Inventory software is another automation tool used to benefit workflows and improve efficiency in the lab. Gamila says, “The inventory software not only saves time; it saves physical space. When you’re able to categorise your stock and dispose of unneeded or out-of-date products, you’re left with a clearer workspace where more experiments can happen. In terms of time, searching for inventory on the computer rather than asking other technicians creates more streamlined and efficient processes and workflows across the entire team”.

What are the challenges of automation in the lab

Despite the benefits and practical efficiencies automation offers, technologies are often new, meaning that time to implement and understand the caveats of using automated tools can be an initial constraint to efficacy.

Additionally, knowledge gaps and a lack of resources can also exacerbate resources in smaller laboratory teams. This is where employees like Gamila, who are insourced onsite can play an important role. Gamila explains, “While automation projects can directly solve lab challenges, they take time to be implemented. We invested in lab notebook software to log inventory and experiments as we were facing inventory shortages and wanted to find a way to achieve total transparency. However, going through all stock and formatting it on the software means being very precise and careful, making it a time-consuming and challenging task.”

“My work at the moment involves supporting this process, enabling Novo Nordisk Research Centre Oxford to develop the foundation of accurate data they need to support this new, innovative system to improve operations.”

Gamila explains how this project, in the long term, will help to streamline drug development, “Having a clear record of inventory and past experiments will affect the day-to-day of lab operations, helping to streamline work. It will also equip future scientists at the organisation with a timeless resource to understand how past experiments functioned, enabling continuous optimisation and improvement”.

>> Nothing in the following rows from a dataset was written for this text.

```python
class MinMaxQuantMatMul(nn.Module):
    def __init__(self, A_bit=8, B_bit=8, mode="raw"):
        super().__init__()
        self.mode = mode
        self.A_quantizer = UniformQuantizer(n_bits=A_bit, symmetric=True, channel_wise=False)
        self.B_quantizer = UniformQuantizer(n_bits=B_bit, symmetric=True, channel_wise=False)
        self.raw_input = None
        self.raw_out = None
        self.tmp_input = None
        self.tmp_out = None
        self.calibrated = False

    def forward(self, A, B, a_pre=False, b_pre=False):
        if self.mode == 'raw':
            return A @ B
        if self.mode == "quant_forward":
            return self.quant_forward(A, B, a_pre, b_pre)
        raise NotImplementedError

    def quant_input_A(self, x):
        return self.A_quantizer(x)

    def quant_input_B(self, x):
        return self.B_quantizer(x)

    def quant_forward(self, A, B, a_pre=False, b_pre=False):
        assert self.calibrated, f"Module should be calibrated before run quant_forward for {self}"
        a_sim = A if a_pre else self.quant_input_A(A)
        b_sim = B if b_pre else self.quant_input_B(B)
        if a_sim.requires_grad or b_sim.requires_grad:
            return train_mm.matmul(a_sim, b_sim, heads_last=getattr(self, 'out_heads_last', False))
# ... 90 lines not shown

    def _kalign(self, dt=None):
        G, S, K, Sp = self._dims()
        if self.eq_n not in (64, 128, 256):
            return 128
        if dt in (I8, FP8) and K <= 32 and self._cand_chunk(G * max(S, Sp) * 32) >= self.eq_n:
            be, H = backend.get(), self._heads()
            if be.gemm_win_ok(dt, Sp, S, G, H, self.eq_n, K) and be.gemm_win_ok(dt, S, Sp, G, H, self.eq_n, K):
                return 32
        esz = 1 if dt in (I8, FP8) else 2
        whole = self._cand_chunk(G * max(S, Sp) * pad_k(K, BF16 if esz == 2 else I8, 64) * esz) >= self.eq_n
        return 64 if whole else 128

    def _mixed_kalign(self):
        be = backend.get()
        G, S, K, Sp = self._dims()
        kp = 0
        if AV_KTRIM and K > 64 and hasattr(be, "gemm_mixed_ktrim"):
            kp = be.gemm_mixed_ktrim(S, Sp, G, self._heads(), self.eq_n, K)
        return ops_mixed_k_align(K, kp)

    def _pack_fixed(self, which, dt=I8):
        be = backend.get()
        H = self._heads()
        A, B = self.raw_input
        al = self._kalign(dt)
        if which == "A":
            s, z = self._q_params(self.A_quantizer)
            return be.pack_uniform(self._a3(A), s, z, 1, 0, H, 1 if H > 1 else 0, 0, self.A_quantizer.n_bits, dt, k_align=al)
        s, z = self._q_params(self.B_quantizer)
        return be.pack_uniform(self._bt3_packable(B), s, z, 1, 0, H, 1 if H > 1 else 0, 0, self.B_quantizer.n_bits, dt,
                               k_align=al)

    def _score(self, which, fixed, scale, zp, dt=I8, fixed_sa=None, sa_mul=1.0, defer=False):
        be = backend.get()
        H = self._heads()
        G, S, K, Sp = self._dims()
        A, B = self.raw_input
        P = scale.shape[0]
        src = self._a3(A) if which == "A" else self._bt3_packable(B)
        bits = self.A_quantizer.n_bits if which == "A" else self.B_quantizer.n_bits
        rows = S if which == "A" else Sp
        mixed = dt == BF16_FP8
        cdt = FP8 if mixed else dt
        esz = 2 if dt == BF16 else 1
        al = ops_mixed_k_align(K, fixed.shape[-1])[0] if mixed else self._kalign(dt)
        chunk = self._cand_chunk(G * rows * pad_k(K, cdt, al) * esz)
        if mixed and chunk < P:
            raise RuntimeError("the mixed softmax.v search scores all candidates in one launch")
        pg = 1 if H > 1 else 0
        mrows, ncols = (Sp, S) if which == "A" else (S, Sp)
        if (GEN_MM != '0' and dt in (I8, FP8) and chunk >= P and K % 16 == 0 and K <= 64 and hasattr(be, "gemm_score_gen")
                and (dt != FP8 or bits <= 4) and src.dtype == torch.float32
                and be.gemm_score_gen_ok(dt, mrows, ncols, G, H, P, K, fixed.shape[-1])
                and (GEN_MM == 'all' or be.gemm_win_ok(dt, mrows, ncols, G, H, P, K))):
            sc, zc = scale.contiguous(), zp.contiguous()
            sb = Strided(sc, c=H, g=pg)
            if which == "A":
                sa, ref = Strided(self.B_quantizer.scale.data.view(-1), g=pg), self._ref3()
            else:
                sa = fixed_sa if fixed_sa is not None else Strided(self.A_quantizer.scale.data.view(-1), g=pg)
                ref = self._ref3_t()
            pend = be.gemm_score_gen(dt, fixed, src, zc, bits, mrows, ncols, P, G, H, ref, sa, sb, self.head_channel_wise,
                                     self._norm(A, S, Sp), sa_mul=sa_mul)
            return pend if defer else pend.finish()
        out = []
        for s0 in range(0, P, chunk):
            e = min(P, s0 + chunk)
            sc, zc = scale[s0:e].contiguous(), zp[s0:e].contiguous()
            cand = be.pack_uniform(src, sc, zc, e - s0, H, H, pg, 0, bits, cdt, c_inner=True, k_align=al)
            sb = Strided(sc, c=H, g=pg)
            if which == "A":
                sa = Strided(self.B_quantizer.scale.data.view(-1), g=pg)
                out.append(be.gemm_score(dt, fixed, cand, Sp, S, e - s0, G, H, self._ref3(), sa, sb, None,
                                         self.head_channel_wise, False, self._norm(A, S, Sp), sa_mul=sa_mul,
                                         ref_div=e - s0, order=2, ref_transposed=True, defer=defer and chunk >= P))
            else:
                sa = fixed_sa if fixed_sa is not None else Strided(self.A_quantizer.scale.data.view(-1), g=pg)
                out.append(be.gemm_score(dt, fixed, cand, S, Sp, e - s0, G, H, self._ref3_t(), sa, sb, None,
                                         self.head_channel_wise, False, self._norm(A, S, Sp), sa_mul=sa_mul,
                                         ref_div=e - s0, order=2, ref_transposed=True, defer=defer and chunk >= P))
        return out[0] if len(out) == 1 else torch.cat(out, 0)

    def _commit(self, quantizer, scale, zp):
        search.commit_param(quantizer.scale, scale)
        search.commit_param(quantizer.zero_point, zp)
        quantizer.forget_codes_fit()

    def packed_codes_fit(self):
        b_ok = self.B_quantizer.codes_fit(-256, 256) if isinstance(self, PostSoftmaxAsymmetricallyBatchingQuantMatMul) \
            else self.B_quantizer.codes_fit(-128, 127)
        return b_ok and (isinstance(self, PostSoftmaxAsymmetricallyBatchingQuantMatMul) or self.A_quantizer.codes_fit(-128, 127))

    def _fpcs(self, which, fpcs_width=16, steps=6, fixed=None, dt=I8, fixed_sa=None, sa_mul=1.0, checked=False):
        if not checked and search.round_is_redundant(self, which, self.B_quantizer if which == "A" else self.A_quantizer):
            return
        x = self.raw_input[0] if which == "A" else self.raw_input[1]
        scale, zp, delta = search.matmul_grid(x, self.B_quantizer.n_bits, self.eq_n, self.head_channel_wise)
        if fixed is None:
            fixed = self._pack_fixed("B" if which == "A" else "A", dt)
        fn = lambda s, z, t: self._score(which, fixed, s, z, dt, fixed_sa, sa_mul, defer=True)
        q = self.A_quantizer if which == "A" else self.B_quantizer
        res = search.fpcs(scale, zp, None, delta, fn, steps, fpcs_width, self.eq_n, None,
                          commit_to=search.commit_targets(q.scale, q.zero_point, None))
        if res is not None:
            self._commit(q, res[0], res[1])

    def _init_from_grid(self, which):
        x = self.raw_input[0] if which == "A" else self.raw_input[1]
        scale, zp, _ = search.matmul_grid(x, self.B_quantizer.n_bits, self.eq_n, self.head_channel_wise)
        q = self.A_quantizer if which == "A" else self.B_quantizer
        self._commit(q, scale[-2], zp[-2])
        q.inited = True

    def hyperparameter_searching(self):
        search.forget_grids()
        if not self.fpcs:
            raise NotImplementedError("non-FPCS search is not part of the accelerated path")
        self._initialize_calib_parameters()
        search.begin_rounds(self)
        self._init_from_grid("A")
        self._init_from_grid("B")
        G, S, K, Sp = self._dims()
        dt = search.int_operand_dtype(self.A_quantizer.n_bits, self.B_quantizer.n_bits,
                                      self._cand_chunk(G * max(S, Sp) * pad_k(K, I8)), prefer_fp8=K <= 64)
        for _ in range(self.search_round):
            self._fpcs("A", steps=self.steps, dt=dt)
            self._fpcs("B", steps=self.steps, dt=dt)
        self.calibrated = True
        search.begin_rounds(self)
        search.forget_grids()
        del self.raw_input, self.raw_out
        self._ref_t = self._ref_t_key = None
        self._bt_c = self._bt_key = None
# ... 91 lines not shown
        return bool(be.gemm_mixed_ok(S, Sp, G, self._heads(), self.eq_n, K))

    def _search_best_A_log_base(self):
        be = backend.get()
        aq = self.A_quantizer
        if search.round_is_redundant(self, "Aq", self.B_quantizer):
            return
        q_all, scores = self._score_A_log_base()
        idx = search.argbest(scores, 1)
        best_q = be.fpcs_next(q_all.view(-1, 1), None, None, idx, 1, 0, None, None, None)[0]
        aq.q.data.copy_(best_q.view(aq.q.shape).to(aq.q.dtype))
        self._q_host = int(aq.q.item())
        aq.update_table(self._q_host)

    def hyperparameter_searching(self):
        search.forget_grids()
        if not self.fpcs:
            raise NotImplementedError("non-FPCS search is not part of the accelerated path")
        self._initialize_calib_parameters()
        search.begin_rounds(self)
        self._init_from_grid("B")
        A = self.raw_input[0]
        dev = A.device
        for _ in range(self.search_round):
            self._search_best_A_log_base()
            if search.round_is_redundant(self, "B", self.A_quantizer):
                continue
            mixed = self._mixed_B_search()
            qv = search.const_tensor([float(self._q_host)], dev)
            K = A.shape[-1]
            ap = self._pack_A_adalog(self._a3(A), qv, self.A_quantizer.scale.data.view(-1), 1, True,
                                     k_align=self._mixed_kalign()[1] if mixed else self._kalign())
            self._fpcs("B", steps=self.steps, fixed=ap, dt=BF16_FP8 if mixed else BF16,
                       fixed_sa=Strided(self.A_quantizer.scale.data.view(-1)), sa_mul=self._ts32(), checked=True)
        self.calibrated = True
        search.begin_rounds(self)
        search.forget_grids()
        del self.raw_input, self.raw_out
        self._ref_t = self._ref_t_key = None
        self._bt_c = self._bt_key = None
        return None

    def quant_forward(self, A, B, a_pre=False, b_pre=False):
        assert self.calibrated, f"Module should be calibrated before run quant_forward for {self}"
        if a_pre or b_pre or self._training() or self.A_quantizer.training_mode or not self.packed_codes_fit():
            return MinMaxQuantMatMul.quant_forward(self, A, B, a_pre, b_pre)
        be = backend.get()
        H = self._heads()
        pg = 1 if H > 1 else 0
        lead = A.shape[:-2]
        S, Sp = A.shape[-2], B.shape[-1]
        if self._q_host is None:
            self._q_host = int(self.A_quantizer.q.item())
        qv = search.const_tensor([float(self._q_host)], A.device)
        a3, bt3 = self._a3(A), self._bt3(B)
        ap = self._pack_A_adalog(a3, qv, self.A_quantizer.scale.data.view(-1), 1, True)
        sB, zB = self._q_params(self.B_quantizer)
        bp = be.pack_uniform(bt3, sB, zB, 1, 0, H, pg, 0, self.B_quantizer.n_bits, BF16)
        out = be.gemm_out(BF16, ap, bp, S, Sp, a3.shape[0], H, Strided(self.A_quantizer.scale.data.view(-1)),
                          Strided(sB, g=pg), None, sa_mul=self._ts32())
        return out.view(*lead, S, Sp)

    def _load_from_state_dict(self, *a, **k):
        super()._load_from_state_dict(*a, **k)
        self._q_host = None
```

While robotics can play a crucial role in returning time back to scientists in the lab when they break down or experience software issues, they can delay the progress of experiments. Gamila explains how Novo Nordisk Research Centre Oxford is working to overcome this challenge, “Novo Nordisk Research Centre Oxford are actively training scientists in the lab to develop the expertise and knowledge required to become machine ‘Super Users’. This will enable them to intercept issues before engineers arrive, helping to save time and limit the cost of outsourced support”.

Key drivers behind the increase in laboratory automation

Laboratory automation’s growing precedence is a testament to the popularity of the Fourth Revolution’s digitalisation of the wider pharmaceutical industry. 

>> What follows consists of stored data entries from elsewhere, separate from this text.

__device__ __forceinline__ void tma_store_2d(const CUtensorMap* m, const void* src, int c0, int c1) {
  asm volatile("cp.async.bulk.tensor.2d.global.shared::cta.bulk_group [%0, {%2, %3}], [%1];" ::"l"(
                   reinterpret_cast<uint64_t>(m)),
               "r"(smem_u32(src)), "r"(c0), "r"(c1)
               : "memory");
}
__device__ __forceinline__ void tma_store_5d(const CUtensorMap* m, const void* src, int c0, int c1, int c2, int c3, int c4) {
  asm volatile("cp.async.bulk.tensor.5d.global.shared::cta.bulk_group [%0, {%2, %3, %4, %5, %6}], [%1];" ::"l"(
                   reinterpret_cast<uint64_t>(m)),
// ... 45 lines not shown
  uint8_t* ring = smem;
  if constexpr (LNF) ring += p.ares ? p.ares_bytes : 0;
  uint8_t* sC = ring + p.stages * stage_bytes;
  const int out_cols = p.geglu ? BN / 2 : BN;
  const int npanels = out_cols / kPanelCols;
  const int buf_bytes = npanels * kPanelBytes;
  uint64_t* full_bar = reinterpret_cast<uint64_t*>(sC + (p.out_f32 ? 0 : p.nbuf * buf_bytes));
  uint64_t* empty_bar = full_bar + p.stages;
  uint64_t* c_ready = empty_bar + p.stages;
  uint64_t* staged = c_ready + 2;
  uint64_t* a_land = staged + 2;
  uint64_t* a_empty = a_land + 8;

  const int warp = threadIdx.x >> 5;
  const int lane = threadIdx.x & 31;
  const int total_kb = p.rr ? 3 * p.kblocks1 : p.taps * p.kblocks1 + p.kblocks2;
  const int tiles_per_par = p.tiles_m * p.tiles_n;
  const int num_tiles = tiles_per_par * (p.ups ? 4 : 1);
  auto item_at = [&](int it) -> int {
    if constexpr (LNF) {
      if (p.ares) {
        const int g = (int)blockIdx.x + (it / p.tiles_n) * (int)gridDim.x;
        return g < p.tiles_m ? g * p.tiles_n + it % p.tiles_n : -1;
      }
    }
    const int t = (int)blockIdx.x + it * (int)gridDim.x;
    return t < num_tiles ? t : -1;
  };

  if (threadIdx.x == 0) {
    tma_prefetch_desc(&mapA);
    tma_prefetch_desc(&mapB);
    if (p.kblocks2) tma_prefetch_desc(&mapA2);
    if (!p.out_f32) tma_prefetch_desc(&mapC);
    if (p.has_residual || p.ups) tma_prefetch_desc(&mapR);
    constexpr int consumers = PP ? kEpiThreads / 2 : kEpiThreads;
    for (int s = 0; s < p.stages; ++s) {
      mbar_init(&full_bar[s], 1);
      mbar_init(&empty_bar[s], consumers / 32);
    }
    for (int s = 0; s < 2; ++s) {
      mbar_init(&c_ready[s], 1);
      mbar_init(&staged[s], consumers);
    }
    for (int s = 0; s < 8; ++s) {
      mbar_init(&a_land[s], 1);
      mbar_init(&a_empty[s], kEpiThreads / 32);
    }
    fence_barrier_init();
  }
  __syncthreads();
  pdl_wait();

  if (warp < 4) setmaxnreg_dec<40>();
  else setmaxnreg_inc<232>();

  if (warp == 0) {
    const bool leader = elect_one();
    int stage = 0;
    uint32_t phase = 0;
    for (int it = 0, t = item_at(0); t >= 0; t = item_at(++it)) {
      const int par = t / tiles_per_par, tt = t - par * tiles_per_par;
      const int tile_n = tt % p.tiles_n, tile_m = tt / p.tiles_n;
      int n0 = 0, y0 = 0, x0 = 0;
      const long long m0 = (long long)tile_m * p.rows_valid;
      if (p.taps != 1) {
        const long long hw = (long long)p.H * p.W;
        n0 = (int)(m0 / hw);
        const int rem = (int)(m0 % hw);
        y0 = rem / p.W;
        x0 = rem % p.W;
      }
      const uint32_t tx_bytes = (uint32_t)((p.rr ? a_bytes : p.rows_valid * kBlockK * 2) + nbt * b_bytes);
      const int b_row = par * p.N + tile_n * BN;
      if constexpr (LNF) {
        if (p.ares && tile_n == 0) {
          for (int kb = 0; kb < p.kblocks1; ++kb) {
            mbar_wait(&a_empty[kb], (uint32_t)(((it / p.tiles_n) & 1) ^ 1));
            if (leader) {
              mbar_expect_tx(&a_land[kb], (uint32_t)(kBlockM * kBlockK * 2));
              tma_load_2d(smem + kb * (kBlockM * kBlockK * 2), &mapA, &a_land[kb], kb * kBlockK, (int)m0);
            }
          }
          __syncwarp();
        }
      }
      for (int kb = 0; kb < total_kb; ++kb) {
        mbar_wait(&empty_bar[stage], phase ^ 1);
        uint8_t* sa = ring + stage * stage_bytes;
        uint8_t* sb = sa + a_bytes;
        const int tap = p.taps != 1 ? kb / p.kblocks1 : 0;
        const int cb = kb - tap * p.kblocks1;
        if constexpr (LNF) {
          if (p.ares) {
            if (leader) {
              mbar_expect_tx(&full_bar[stage], (uint32_t)b_bytes);
              tma_load_2d(ring + stage * stage_bytes, &mapB, &full_bar[stage], kb * kBlockK, b_row);
            }
            __syncwarp();
            if (++stage == p.stages) {
              stage = 0;
              phase ^= 1;
            }
            continue;
          }
        }
        if (leader) {
          mbar_expect_tx(&full_bar[stage], tx_bytes);
          if (p.rr) {
            tma_load_4d(sa, &mapA, &full_bar[stage], cb * kBlockK, x0 + tap - 1, y0 - 1, n0);
#pragma unroll
            for (int dyi = 0; dyi < 3; ++dyi)
              tma_load_2d(sb + dyi * b_bytes, &mapB, &full_bar[stage], ((dyi * 3 + tap) * p.kblocks1 + cb) * kBlockK, b_row);
          } else {
            const int dy = p.ups ? (tap >> 1) + (par >> 1) - 1 : tap / 3 - p.cpad;
            const int dx = p.ups ? (tap & 1) + (par & 1) - 1 : tap % 3 - p.cpad;
            if (p.taps != 1) {
              tma_load_4d(sa, &mapA, &full_bar[stage], cb * kBlockK, x0 * p.cstride + dx, y0 * p.cstride + dy, n0);
            } else if (kb < p.kblocks1) {
              tma_load_2d(sa, &mapA, &full_bar[stage], kb * kBlockK, (int)m0);
            } else {
              tma_load_2d(sa, &mapA2, &full_bar[stage], (kb - p.kblocks1) * kBlockK, (int)m0);
            }
            tma_load_2d(sb, &mapB, &full_bar[stage], kb * kBlockK, b_row);
          }
        }
        __syncwarp();
        if (++stage == p.stages) {
          stage = 0;
          phase ^= 1;
        }
      }
    }
  } else if (warp == 1) {
    if (lane == 0 && !p.out_f32) {
      const uint32_t res_bytes = (uint32_t)(p.rows_valid * out_cols * 2);
      auto arm = [&](int t, int b) {
        if (p.has_residual) {
          const int tn_ = t % p.tiles_n, tm_ = t / p.tiles_n;
          mbar_expect_tx(&c_ready[b], res_bytes);
          for (int pn = 0; pn < npanels; ++pn)
            tma_load_2d(sC + b * buf_bytes + pn * kPanelBytes, &mapR, &c_ready[b], tn_ * out_cols + pn * kPanelCols,
                        tm_ * p.rows_valid);
        } else {
          mbar_arrive(&c_ready[b]);
        }
      };
      for (int b = 0; b < p.nbuf; ++b)
        if (item_at(b) >= 0) arm(item_at(b), b);
      for (int it = 0, t = item_at(0); t >= 0; t = item_at(++it)) {
        const int b = it % p.nbuf;
        const int par = t / tiles_per_par, tt = t - par * tiles_per_par;
        const int tile_n = tt % p.tiles_n, tile_m = tt / p.tiles_n;
        mbar_wait(&staged[b], (uint32_t)((it / p.nbuf) & 1));
        if (p.ups) {
          const long long m0 = (long long)tile_m * p.rows_valid, hw = (long long)p.H * p.W;
          const int n0 = (int)(m0 / hw), rem = (int)(m0 % hw);
          const CUtensorMap* mo = (par & 1) ? &mapR : &mapC;
          if (m0 < p.M)
            for (int pn = 0; pn < npanels; ++pn)
              tma_store_5d(mo, sC + b * buf_bytes + pn * kPanelBytes, tile_n * out_cols + pn * kPanelCols, rem % p.W,
                           rem / p.W, n0, par >> 1);
        } else {
          for (int pn = 0; pn < npanels; ++pn)
            tma_store_2d(&mapC, sC + b * buf_bytes + pn * kPanelBytes, tile_n * out_cols + pn * kPanelCols,
                         tile_m * p.rows_valid);
        }
        tma_store_commit();
        const int tnext = item_at(it + p.nbuf);
        if (tnext >= 0) {
          tma_store_wait_read();
          arm(tnext, b);
        }
      }
      tma_store_wait_all();
    }
  } else if (warp >= 4) {
    static_assert(!(PP && LNF) && (!PP || BN <= kPPMaxBN), "ping-pong: plain epilogues, BN <= 96");
    constexpr int MH = PP ? 2 : 1;
    const int wg = (threadIdx.x >> 7) - 1;
    const int wrow = (PP ? 0 : wg * 64) + (warp & 3) * 16 + (lane >> 2);
    const int cq = (lane & 3) * 2;
    float acc[MH][BN / 2];
#pragma unroll
    for (int mh = 0; mh < MH; ++mh)
#pragma unroll
      for (int i = 0; i < BN / 2; ++i) acc[mh][i] = 0.f;
    float ln_mean[2] = {0.f, 0.f}, ln_rstd[2] = {1.f, 1.f};
    for (int it = PP ? wg : 0, t = item_at(it); t >= 0; it += PP ? 2 : 1, t = item_at(it)) {
      const long long g0 = (long long)it * total_kb;
      int stage = (int)(g0 % p.stages);
      uint32_t phase = (uint32_t)((g0 / p.stages) & 1);
      if constexpr (PP) {
        if (it > 0) asm volatile("bar.sync %0, 256;" ::"r"(1 + wg) : "memory");
      }
      const int tt = t % tiles_per_par;
      const int tile_n = tt % p.tiles_n, tile_m = tt / p.tiles_n;
      bool a_last = false;
      if constexpr (LNF) {
        if (p.ares) {
          a_last = tile_n == p.tiles_n - 1;
          if (tile_n == 0) {
            const uint32_t a_phase = (uint32_t)((it / p.tiles_n) & 1);
            float s[2] = {0.f, 0.f};
            for (int kb = 0; kb < p.kblocks1; ++kb) {
              mbar_wait(&a_land[kb], a_phase);
#pragma unroll
              for (int h = 0; h < 2; ++h) {
                const uint8_t* rowp = smem + kb * (kBlockM * kBlockK * 2) + (wrow + 8 * h) * 128;
#pragma unroll
                for (int j = 0; j < 2; ++j) {
                  const uint4 q = *reinterpret_cast<const uint4*>(rowp + ((lane & 3) + 4 * j) * 16);
                  const uint32_t w[4] = {q.x, q.y, q.z, q.w};
#pragma unroll
                  for (int i = 0; i < 4; ++i) {
                    const float2 f2 = unpack_bf16(w[i]);
                    s[h] += f2.x + f2.y;
                  }
                }
              }
            }
            const float invK = 1.0f / (float)(p.kblocks1 * kBlockK);
#pragma unroll
            for (int h = 0; h < 2; ++h) ln_mean[h] = quad_sum(s[h]) * invK;
            float q2[2] = {0.f, 0.f};
            for (int kb = 0; kb < p.kblocks1; ++kb) {
#pragma unroll
              for (int h = 0; h < 2; ++h) {
                const uint8_t* rowp = smem + kb * (kBlockM * kBlockK * 2) + (wrow + 8 * h) * 128;
#pragma unroll
                for (int j = 0; j < 2; ++j) {
                  const uint4 q = *reinterpret_cast<const uint4*>(rowp + ((lane & 3) + 4 * j) * 16);
                  const uint32_t w[4] = {q.x, q.y, q.z, q.w};
#pragma unroll
                  for (int i = 0; i < 4; ++i) {
                    const float2 f2 = unpack_bf16(w[i]);
                    const float d0 = f2.x - ln_mean[h], d1 = f2.y - ln_mean[h];
                    q2[h] = fmaf(d0, d0, q2[h]);
                    q2[h] = fmaf(d1, d1, q2[h]);
                  }
                }
              }
            }
#pragma unroll
            for (int h = 0; h < 2; ++h) ln_rstd[h] = rsqrtf(quad_sum(q2[h]) * invK + p.ln_eps);
          }
        }
      }
      int prev = -1;
      for (int kb = 0; kb < total_kb; ++kb) {
        mbar_wait(&full_bar[stage], phase);
        uint32_t sa = smem_u32(ring + stage * stage_bytes);
        const uint32_t sb = sa + (uint32_t)a_bytes;
        if constexpr (LNF) {
          if (p.ares) sa = smem_u32(smem + kb * (kBlockM * kBlockK * 2));
        }
        if constexpr (!PP) sa += (uint32_t)(wg * 64 * 128);
        wgmma_fence();
        if (!PP && p.rr) {
#pragma unroll
          for (int dyi = 0; dyi < 3; ++dyi) {
            const uint64_t da = make_smem_desc(sa + (uint32_t)(dyi * p.W * 128), 16, 1024, SWZ_128B);
            const uint64_t db = make_smem_desc(sb + (uint32_t)(dyi * b_bytes), 16, 1024, SWZ_128B);
#pragma unroll
            for (int k = 0; k < kBlockK / 16; ++k)
              Wgmma<BN>::template ss<0, 0>(acc[0], da + (uint64_t)(k * 2), db + (uint64_t)(k * 2), (kb | dyi | k) != 0);
          }
        } else {
          const uint64_t db = make_smem_desc(sb, 16, 1024, SWZ_128B);
#pragma unroll
          for (int k = 0; k < kBlockK / 16; ++k)
#pragma unroll
            for (int mh = 0; mh < MH; ++mh) {
              const uint64_t da = make_smem_desc(sa + (uint32_t)(mh * 64 * 128), 16, 1024, SWZ_128B);
              Wgmma<BN>::template ss<0, 0>(acc[mh], da + (uint64_t)(k * 2), db + (uint64_t)(k * 2), (kb | k) != 0);
            }
        }
        wgmma_commit();
        wgmma_wait<1>();
        if (prev >= 0 && lane == 0) mbar_arrive(&empty_bar[prev]);
        prev = stage;
        if (++stage == p.stages) {
          stage = 0;
          phase ^= 1;
        }
      }
      if constexpr (PP) {
        if (item_at(it + 1) >= 0) asm volatile("bar.arrive %0, 256;" ::"r"(1 + (wg ^ 1)) : "memory");
      }
      wgmma_wait<0>();
#pragma unroll
      for (int mh = 0; mh < MH; ++mh) wgmma_fence_regs(acc[mh]);
      if (lane == 0) {
        mbar_arrive(&empty_bar[prev]);
        if constexpr (LNF) {
          if (a_last)
            for (int kb = 0; kb < p.kblocks1; ++kb) mbar_arrive(&a_empty[kb]);
        }
      }

      const int sb = it % p.nbuf;
      if (!p.out_f32) mbar_wait(&c_ready[sb], (uint32_t)((it / p.nbuf) & 1));
      uint8_t* buf = sC + sb * buf_bytes;
      const int nbase = tile_n * BN;
#pragma unroll
      for (int mh = 0; mh < MH; ++mh) {
        const int rbase = wrow + 64 * mh;
        float (&ac)[BN / 2] = acc[mh];
        long long m[2];
        bool row_ok[2];
        const float* b2[2];
#pragma unroll
        for (int h = 0; h < 2; ++h) {
          const int r = rbase + 8 * h;
          m[h] = (long long)tile_m * p.rows_valid + r;
          row_ok[h] = r < p.rows_valid && m[h] < p.M;
          b2[h] = p.bias2 ? p.bias2 + (row_ok[h] ? (m[h] / p.bias2_div) : 0) * (long long)p.N : nullptr;
          if constexpr (LNF) {
            if (p.ares) {
// ... 83 lines not shown
                const float2 t2 = unpack_bf16(pk);
                const int half = nl >= BN / 2;
                rs_sum[h][half] += t2.x + t2.y;
                rs_sq[h][half] = fmaf(t2.x, t2.x, fmaf(t2.y, t2.y, rs_sq[h][half]));
              }
            }
          }
          if (!PP && p.rs_out) {
#pragma unroll
            for (int h = 0; h < 2; ++h)
#pragma unroll
              for (int half = 0; half < 2; ++half) {
                const float s1 = quad_sum(rs_sum[h][half]), s2 = quad_sum(rs_sq[h][half]);
                if ((lane & 3) == 0 && row_ok[h]) p.rs_out[(long long)(tile_n * 2 + half) * p.rs_stride + m[h]] = make_float2(s1, s2);
              }
          }
        }
      }
      if (!p.out_f32) {
        fence_proxy_async_smem();
        mbar_arrive(&staged[sb]);
      }
    }
  }
}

Gamila says that one of the key drivers behind this popularity is globalisation and the ongoing requirement to be interconnected, “Globalisation is the most critical driver behind automation in the lab. The pharmaceutical industry operates out of a global network, and to stay aligned and on track, data needs to be communicated quickly and securely. Automation in the lab meets a growing requirement for accurate data, fast, while requiring less manpower”.

Competition for market share in the laboratory automation space is another key factor behind the industry’s growing demand. Gamila explains, “Software and robotics organisations targeting the laboratory space are all competing for market share in the same space, meaning that ongoing innovation to stay competitive and relevant is rampant. We had a robot pitched to us recently that was incredible but lacked the sensitivity we needed for certain cell types – this feedback was taken on by the developers who are working on creating a more intuitive machine. This ongoing innovation means that lab automation technology is increasingly important to adopt in order to keep pace with other laboratories, and to benefit from more effective and efficient techniques.”